The binomial function implementation is here. The
algorithm is adapted from the cpp_standalone
standalone implementation. It
uses multiple calls to rand
/randn
, the number of which is not known before
execution. Therefore, it is not straightforward to use a buffer system (see
TODOs below) and for now I use on-the-fly RNG. There are two code paths
(defined by the __CUDA_ARCH__
preprocessor macros), such that the
implementation can be used in both, host and device code. There is some
hackery involved again to make this work...
Since the functions in both code paths need to always be defined (that means when
executing on the device the functions in the host code path still need to be
defined), their definitions change depending on the template they are used in.

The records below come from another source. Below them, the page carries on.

@@ -191,9 +217,25 @@
     std::vector<std::vector<uint8_t>> aux_pass;
     std::vector<size_t> rec_pass_begin;
     int rc = 0;
+    bool count_cleared = false;
+    SegArena arena;
+    arena.k = k;
+    arena.tight = tight ? 1 : 0;
+    arena.RM = RM;
+    arena.in_place = 0;
+    arena.text = b_segtext.as<uint8_t>();
+    arena.recs = b_segrec.as<FixRec>();
+    arena.edits = b_segedit.as<EditRec>();
+    arena.aux = b_segaux.as<uint8_t>();
+    arena.arrive = b_arrive.as<long long>();
 
     for (int pass = 0; pass <= passes && rc == 0; ++pass) {
-        HIPCHK(hipMemsetAsync(d_count, 0, 4, st));
+        const bool qv_in_place = pass == passes && !getenv("JASPER_POLISH_QV_COPY");
+        const bool reads_caller_text = device_in && pass == 0;
+        const bool carry = pass < passes;
+
+        if (!count_cleared) HIPCHK(hipMemsetAsync(d_count, 0, 4, st));
+        count_cleared = false;
         {
             for (int c = 0; c < n_chunks; ++c) {
                 ScanChunk &S = sc[c];
@@ -220,8 +262,9 @@
             HIPCHK(hipMemcpyAsync(cand_p, d_count, (2 + cell_items + CAND_PRE) * 8, hipMemcpyDeviceToHost, st));
             HIPCHK(jk_stream_wait(st));
             n_cand = *reinterpret_cast<const unsigned int *>(cand_p);
+            if (all_cands.size() < std::min<size_t>(n_cand, cand_items)) all_cands.resize(std::min<size_t>(n_cand, cand_items));
             if (cell_items) memcpy(all_cells.data(), cand_p + 2, cell_items * 8);
-            if (CAND_PRE) memcpy(all_cands.data(), cand_p + 2 + cell_items, std::min<size_t>(n_cand, CAND_PRE) * 8);
+            if (CAND_PRE && n_cand) memcpy(all_cands.data(), cand_p + 2 + cell_items, std::min<size_t>(n_cand, CAND_PRE) * 8);
         }
         n_cand = (unsigned int)std::min<size_t>(n_cand, cand_items);
         if (n_cand > CAND_PRE) {
@@ -235,7 +278,8 @@
             if (c >= 0 && c < n_chunks) chunk_cands[c].push_back(v & ((1ll << 40) - 1));
         }
 
-        auto build_segments = [&](const std::vector<int> &chunks, bool speculate, SegDev *out, size_t &n_out, int32_t *first_of, std::string &e2) -> int {
+        auto build_segments = [&](const std::vector<int> &chunks, bool speculate, const SegArena &A, SegDesc *out, size_t &n_out, int32_t *first_of,
+                                  std::string &e2) -> int {
             n_out = 0;
             size_t tpos = 0, rpos = 0, apos = 0, ci = 0;
             for (int c : chunks) {
@@ -268,34 +312,18 @@
                 const int m = (int)sync.size();
                 if ((int64_t)n_out + m + 1 > max_segs) { e2 = "polish: internal segment arena bound exceeded"; return -2; }
                 for (int j = 0; j <= m; ++j) {
-                    SegDev &S = out[n_out++];
-                    memset(&S, 0, sizeof S);
-                    S.chunk = (uint32_t)c;
-                    S.first = (j == 0);
-                    S.last = (j == m);
-                    S.seg_lo = j == 0 ? 0 : sync[j - 1] - W;
-                    S.start_i = j == 0 ? 0 : W;
-                    S.chain_in = j > 0 && chained[j - 1];
-                    S.arrive = b_arrive.as<long long>() + n_out;
-                    S.stop_orig = j == m ? INT64_MAX : sync[j];
-                    const int64_t seg_hi = j == m ? len[c] : std::min<int64_t>(len[c], sync[j] + M);
-                    S.len0 = seg_hi - S.seg_lo;
-                    S.len = S.len0;
-                    S.cap = S.len0 + (tight ? 2 : RM * std::max<int64_t>(1024, S.len0 / 8));
-                    S.gs = 0;
-                    S.glen = S.cap - S.len0;
-                    S.cls = (len[c] - k + 1 > 0) ? clsIn + off_pos[c] : nullptr;
-                    S.cls_n = std::max<int64_t>(0, len[c] - k + 1);
-                    S.rec_cap = (uint32_t)std::min<int64_t>(0x7fffffff, RM * (2 * S.len0 / k + 16));
-                    S.aux_cap = (uint32_t)std::min<int64_t>(0x7fffffff, RM * (2 * S.len0 + 1024));
-                    S.buf = b_segtext.as<uint8_t>() + tpos;            tpos += al256((size_t)S.cap);
-                    S.recs = b_segrec.as<FixRec>() + rpos;
-                    S.edits = b_segedit.as<EditRec>() + rpos;
-                    S.edit_cap = S.rec_cap;                            rpos += S.rec_cap;
-                    S.aux = b_segaux.as<uint8_t>() + apos;             apos += al256(S.aux_cap);
-                    S.own_lo = j == 0 ? 0 : 2ll * k;
-                    S.own_hi = j == m ? -1 : (sync[j] - 2ll * k) - S.seg_lo;
-                    S.own_hi0 = S.own_hi;
+                    SegDesc &D = out[n_out++];
+                    D.chunk = (uint32_t)c;
+                    D.flags = (j == 0 ? SD_FIRST : 0u) | (j == m ? SD_LAST : 0u) | (j > 0 && chained[j - 1] ? SD_CHAIN : 0u);
+                    D.cut_lo = j == 0 ? 0 : sync[j - 1];
+                    D.cut_hi = j == m ? 0 : sync[j];
+                    D.tpos = tpos;
+                    D.rpos = rpos;
+                    D.apos = apos;
+                    const SegGeom G = seg_geometry(D, len[c], A);
+                    if (!A.in_place) tpos += al256((size_t)G.cap);
+                    rpos += G.rec_cap;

In the host code path, we call the functions host_rand
and host_randn
.
These have different definitions in synapses create templates (which run on
the host) and all other templates (which run on the device):
When used on in host code (in synapses_create_generator.cu
if binomials are
used in conditions for Synapses.connect(...)
calls), host_rand()
and
host_randn
are implemented such that they just return the next random number
buffer from the host side buffer system (see
here)
For all other templates, which run the binomial functions on the device,
host_rand
and host_randn
have a dummy implementation that is never
executed (see
here).
Instead the device side path is executed which uses the curand device API.
- I just copied the binomial implementation from
cpp_standalone
. It could be that one could parallelize the implementation using e.g. dynamic parallelism. - Using a device side buffer system would likely increase performance. In general, I didn't benchmark the implementation and it could be that on-the-fly random number generation with curand device API is much slower than using a buffer. Problem with a buffer is that we don't know the number of random numbers needed before execution. So if we run out of random numbers in the buffer during execution of a binomial function, we would have to find a way to fix that. Either refilling the random numbers using some sort of dynamic parallelism (just call the refill kernel from the binomial kernel) or figuring out what the maximum number of random numbers is that the algorithm would need.
- PROBLEM WITH ATOMIC ADD SITUATION
The RandomNumberBuffer
class takes care of setting the correct seeds (see
here).
It sets two seeds, custom_seed
for the curand host API and custom_seed + 1
for the curand device API. For the device API, we generate one curandState
per thread with a different sequence offset. This is the safest way to
generate random numbers as described in the cuRAND documentation. In each
kernel call the same thread (defined by its threadId
) uses the same
curandState
. These states are all reset when a new seed is set in brian.